Tips on using your HRM & GPS- Hill repeats

In the last few years more and more first time triathletes are using Heart Rate Monitors and GPS devices. These can be fantastic training tools, provide motivation and help track your progress. You can maximize your training time and get the best workout for you during your phase of training.  Additionally they can help reduce your chance of injury and over training.

 

Tips on using your HRM & GPS:

  • Use it! Yes put it on and press start. You will not get any benefits if it’s on the charger or still in the box because “you don’t know how to use it”. When I get a new watch I wear it all the time. Use it as a kitchen timer. Time your commute to work. Check your heart rate when you wake up.
  • Start with setting up the up the basics. Set time, date, personal info etc.
  • Pick one feature at a time to set up. The 100 page online instruction manual is overwhelming.  Keep it simple! Find out how to set up and view heart rate. Then how to use stop watch and lap timer. Next GPS for distance. Move on to setting up pace and speed options. Pace= minutes per mile running. Speed= miles per hour on the bike.

 

Hill Repeats with your HRM & GPS

Start the stop watch when you start to climb. Press lap timer at top. Press lap timer when you get to the bottom. Press lap timer when you begin next climb. This will show you climbing time, descending time and recovery time. All are important pieces of information.

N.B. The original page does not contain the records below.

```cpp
namespace {
int32_t pair_table_impl(const nais_params_t* params, const int64_t* items, int64_t num_items,
                        int64_t col0, int64_t cols, const int64_t* region_of, const double* coords,
                        const double* latlon_mat, float* e, float* es, int64_t ld, int32_t* work,
                        void* stream, bool split = false, bool bound = false, bool one = false) {
  Shape sh;
  int rc = validate(params, &sh);
  if (rc) return rc;
  if (num_items < 0 || col0 < 0 || cols < 0 || col0 + cols > params->num_pois)
    return fail(NAIS_E_INVALID, "bad item count or column range");
  if (num_items == 0 || cols == 0) return NAIS_OK;
  if (!items || !e || (!es && !bound)) return fail(NAIS_E_INVALID, "missing pointer");
  if (ld < cols) return fail(NAIS_E_INVALID, "ld < cols");
  if ((params->variant == NAIS_VARIANT_REGION || params->variant == NAIS_VARIANT_REGION_DISTANCE) &&
      !region_of)
    return fail(NAIS_E_INVALID, "region variants need region_of");
  if ((params->variant == NAIS_VARIANT_REGION_DISTANCE || params->variant == NAIS_VARIANT_DISTANCE) &&
      !coords && !latlon_mat)
    return fail(NAIS_E_INVALID, "distance variants need coords or latlon_mat");
  hipStream_t st = reinterpret_cast<hipStream_t>(stream);
  DevParams d;
  rc = to_dev(params, &d);
  if (rc) return rc;
  if (bound && (sh.gen_tab || sh.HB > 4))
    return fail(NAIS_E_UNSUPPORTED, "nais_pair_table_bound: native embed widths with hidden <= 128 only");
  if (one && (params->variant != NAIS_VARIANT_BASIC || (sh.DH != 16 && sh.DH != 32) || sh.HB > 2))
    return fail(NAIS_E_UNSUPPORTED,
                "nais_pair_table_bound1_queued: NAIS_basic, embed_dim 32 or 64, hidden <= 64");
  if (sh.gen_tab)
    return nais_gx_catalog(params, nullptr, nullptr, nullptr, 0, items, num_items, col0, cols,
                           region_of, coords, latlon_mat, nullptr, 0, nullptr, e, es, ld, st, split);
  const int precision = bound ? NAIS_PRECISION_FP16X3 : params->precision;
  TableOut tab;
  if (split || bound) tab.sel_e = NAIS_SEL_HI;
  if (split) tab.ex = 1;
  tab.ld = ld;
  tab.cols = cols;
  tab.gi = PAIR_GROUP_ITEMS;
  tab.work = work;
  const int64_t groups_per_launch = 65535;
  for (int64_t g0 = 0; g0 * tab.gi < num_items; g0 += groups_per_launch) {
    const int64_t base = g0 * tab.gi;
    tab.nitems = std::min<int64_t>(num_items - base, groups_per_launch * tab.gi);
    tab.e = e + base * ld;
    tab.es = es ? es + base * ld * (split ? 2 : 1) : nullptr;
    tab.col0 = col0;
    const int ng = (int)((tab.nitems + tab.gi - 1) / tab.gi);
    if (one)
      rc = sh.DH == 16 ? (sh.HB == 1 ? launch_x3b_one<16, 1>(d, items + base, ng, st, tab)
                                     : launch_x3b_one<16, 2>(d, items + base, ng, st, tab))
                       : (sh.HB == 1 ? launch_x3b_one<32, 1>(d, items + base, ng, st, tab)
                                     : launch_x3b_one<32, 2>(d, items + base, ng, st, tab));
    else if (precision == NAIS_PRECISION_FP32)
      NAIS_DISPATCH(launch_catalog, sh.DH, sh.HB, params->variant, d, nullptr, items + base, nullptr,
                    ng, region_of, coords, latlon_mat, nullptr, 0, nullptr, st, tab);
    else if (precision == NAIS_PRECISION_FP16X6 || precision == NAIS_PRECISION_FP16X6_PAIRSPLIT)
      NAIS_DISPATCH(launch_catalog_x6b, sh.DH, sh.HB, params->variant, d, nullptr, items + base,
                    nullptr, ng, region_of, coords, latlon_mat, nullptr, 0, nullptr, st, tab);
    else
      NAIS_DISPATCH(launch_catalog_x3b, sh.DH, sh.HB, params->variant, d, nullptr, items + base,
                    nullptr, ng, region_of, coords, latlon_mat, nullptr, 0, nullptr, st, tab);
    if (rc) return rc;
  }
  return NAIS_OK;
}
}

int32_t nais_pair_table(const nais_params_t* params, const int64_t* items, int64_t num_items,
                        int64_t col0, int64_t cols, const int64_t* region_of,
                        const double* coords, const double* latlon_mat, float* e, float* es,
                        int64_t ld, int32_t* work, void* stream) {
  return pair_table_impl(params, items, num_items, col0, cols, region_of, coords, latlon_mat, e, es,
                         ld, work, stream);
}

int32_t nais_pair_table_split(const nais_params_t* params, const int64_t* items, int64_t num_items,
                              int64_t col0, int64_t cols, const int64_t* region_of,
                              const double* coords, const double* latlon_mat, uint32_t* hi,
                              uint32_t* ex, int64_t ld, int32_t* work, void* stream) {
  return pair_table_impl(params, items, num_items, col0, cols, region_of, coords, latlon_mat,
                         reinterpret_cast<float*>(hi), reinterpret_cast<float*>(ex), ld, work, stream,
                         true);
}

int32_t nais_pair_table_bound(const nais_params_t* params, const int64_t* items, int64_t num_items,
                              int64_t col0, int64_t cols, const int64_t* region_of,
                              const double* coords, const double* latlon_mat, uint32_t* hi,
                              int64_t ld, void* stream) {
  return nais_pair_table_bound_queued(params, items, num_items, col0, cols, region_of, coords,
                                      latlon_mat, hi, ld, nullptr, stream);
}

int32_t nais_pair_table_bound_queued(const nais_params_t* params, const int64_t* items,
                                     int64_t num_items, int64_t col0, int64_t cols,
                                     const int64_t* region_of, const double* coords,
                                     const double* latlon_mat, uint32_t* hi, int64_t ld,
                                     int32_t* work, void* stream) {
  return pair_table_impl(params, items, num_items, col0, cols, region_of, coords, latlon_mat,
                         reinterpret_cast<float*>(hi), nullptr, ld, work, stream, false, true);
}

int32_t nais_pair_table_bound1_queued(const nais_params_t* params, const int64_t* items,
                                      int64_t num_items, int64_t col0, int64_t cols,
                                      const int64_t* region_of, const double* coords,
                                      const double* latlon_mat, uint32_t* hi, int64_t ld,
                                      int32_t* work, void* stream) {
  return pair_table_impl(params, items, num_items, col0, cols, region_of, coords, latlon_mat,
                         reinterpret_cast<float*>(hi), nullptr, ld, work, stream, false, true, true);
}

int32_t nais_pair_scales(const nais_params_t* params, const int64_t* items, int64_t num_items,
                         int64_t col0, int64_t cols, int64_t block_cols, float* row_scales,
                         float* col_scales, void* stream) {
  Shape sh;
  int rc = validate(params, &sh);
  if (rc) return rc;
  if (params->variant != NAIS_VARIANT_BASIC || params->precision != NAIS_PRECISION_FP16X6 ||
      (params->embed_dim != 32 && params->embed_dim != 64) || params->hidden > 64)
    return fail(NAIS_E_UNSUPPORTED, "nais_pair_scales: NAIS_basic at fp16x6, embed_dim 32 or 64, hidden <= 64");
  if (num_items < 0 || col0 < 0 || cols < 0 || col0 + cols > params->num_pois || block_cols <= 0)
    return fail(NAIS_E_INVALID, "bad item count, column range or block width");
  if (num_items == 0 && cols == 0) return NAIS_OK;
  if ((num_items > 0 && (!items || !row_scales)) || (cols > 0 && !col_scales))
    return fail(NAIS_E_INVALID, "missing pointer");
  DevParams d;
  rc = to_dev(params, &d);
  if (rc) return rc;
  const int64_t nchunks = (num_items + 31) / 32;
  const int64_t ntiles = (cols + block_cols - 1) / block_cols * ((block_cols + 31) / 32);
  if (nchunks + ntiles > 0x7FFFFFFFll) return fail(NAIS_E_UNSUPPORTED, "too many rows or columns");
  hipStream_t st = reinterpret_cast<hipStream_t>(stream);
  if (params->embed_dim == 32)
    hipLaunchKernelGGL(pair_scales_kernel<32>, dim3((unsigned)(nchunks + ntiles)), dim3(64), 0, st, d, items,
                       num_items, col0, cols, block_cols, nchunks, row_scales, col_scales);
  else
    hipLaunchKernelGGL(pair_scales_kernel<64>, dim3((unsigned)(nchunks + ntiles)), dim3(64), 0, st, d, items,
                       num_items, col0, cols, block_cols, nchunks, row_scales, col_scales);
  return check_launch("pair_scales_kernel");
}

int32_t nais_score_catalog(const nais_params_t* params, const int64_t* indptr,
                           const int64_t* indices, const int32_t* users, int32_t num_users,
                           const int64_t* region_of, const double* coords,
                           const double* latlon_mat, float* scores, int64_t score_ld,
                           int32_t* nan_count, void* stream) {
  Shape sh;
  int rc = validate(params, &sh);
  if (rc) return rc;
  if (num_users < 0) return fail(NAIS_E_INVALID, "num_users < 0");
  if (num_users == 0) return NAIS_OK;
  if (!indptr || !indices || !users || !scores) return fail(NAIS_E_INVALID, "missing pointer");
  if (score_ld < params->num_pois) return fail(NAIS_E_INVALID, "score_ld < num_pois");
  if ((params->variant == NAIS_VARIANT_REGION || params->variant == NAIS_VARIANT_REGION_DISTANCE) &&
      !region_of)
    return fail(NAIS_E_INVALID, "region variants need region_of");
  if ((params->variant == NAIS_VARIANT_REGION_DISTANCE || params->variant == NAIS_VARIANT_DISTANCE) &&
      !coords && !latlon_mat)
    return fail(NAIS_E_INVALID, "region_distance needs coords or latlon_mat");
  hipStream_t st = reinterpret_cast<hipStream_t>(stream);
  DevParams d;
  rc = to_dev(params, &d);
  if (rc) return rc;
  for (int32_t u0 = 0; u0 < num_users; u0 += 65535) {
    const int nb = std::min<int32_t>(65535, num_users - u0);
    if (sh.gen_cat)
      rc = nais_gx_catalog(params, indptr, indices, users + u0, nb, nullptr, 0, 0, 0, region_of,
                           coords, latlon_mat, scores + (int64_t)u0 * score_ld, score_ld, nan_count,
                           nullptr, nullptr, 0, st);
    else if (params->precision == NAIS_PRECISION_FP16X6)
      NAIS_DISPATCH(launch_catalog_x6b, sh.DH, sh.HB, params->variant, d, indptr, indices, users + u0,
                    nb, region_of, coords, latlon_mat, scores + (int64_t)u0 * score_ld, score_ld,
                    nan_count, st);
    else if (params->precision == NAIS_PRECISION_FP16X6_PAIRSPLIT)
      NAIS_DISPATCH(launch_catalog_x6, sh.DH, sh.HB, params->variant, d, indptr, indices, users + u0,
                    nb, region_of, coords, latlon_mat, scores + (int64_t)u0 * score_ld, score_ld,
                    nan_count, st);
    else if (params->precision == NAIS_PRECISION_FP16X3)
      NAIS_DISPATCH(launch_catalog_x3b, sh.DH, sh.HB, params->variant, d, indptr, indices, users + u0,
                    nb, region_of, coords, latlon_mat, scores + (int64_t)u0 * score_ld, score_ld,
                    nan_count, st);
    else if (params->precision == NAIS_PRECISION_FP16X3_PAIRSPLIT)
      NAIS_DISPATCH(launch_catalog_x3, sh.DH, sh.HB, params->variant, d, indptr, indices, users + u0,
                    nb, region_of, coords, latlon_mat, scores + (int64_t)u0 * score_ld, score_ld,
                    nan_count, st);
    else
      NAIS_DISPATCH(launch_catalog, sh.DH, sh.HB, params->variant, d, indptr, indices, users + u0, nb,
                    region_of, coords, latlon_mat, scores + (int64_t)u0 * score_ld, score_ld,
                    nan_count, st);
    if (rc) return rc;
  }
  return NAIS_OK;
// ... 129 lines not shown
```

Variations on hill repeats:

  • First climb easy, last climb fast. Push a little harder each climb and reduce how long it takes to get to the top each time.
  • Set time for climb- climbs can vary from 30 seconds to 30 minutes or more. Measure how far up the hill you go in a set time. Repeat and try to go a little farther up the hill.**Important- Do not go to failure. Repeatedly going to failure can increase your chance of injury. Always stop when you can complete 1-2 more full climbs. Over time gradually increase total climbs you complete.

 

The information I look for:

  • Lap time- How long did it take to get to the top? Using lap timer you can learn to pace yourself and tell when you are approaching failure. (your times will get slower)
  • Average heart rate- Compare this to how long it takes to complete each climb. This will help you determine the best effort for you to climb at. This will vary on grade and distance.
  • Peak heart rate- what did you top out at? **Note- You do not need to max out every time! Peak heart rate is the highest HR for that specific interval or activity. Max heart rate is your heart and body’s highest physical limit. True testing of Max heart rate should only be done with professional supervision. By learning controlling HR you can increase endurance.
  • RPE- Rate of perceived exertion. This is not available on your HRM but is a very valuable measurement. How hard or difficult did that climb feel? When in doubt, always fall back on RPE.

 

Ultimately you am looking for your optimum heart and effort is to best climb a set distance or time. Pay attention to changes over time. This will help you get stronger faster!   Train smart!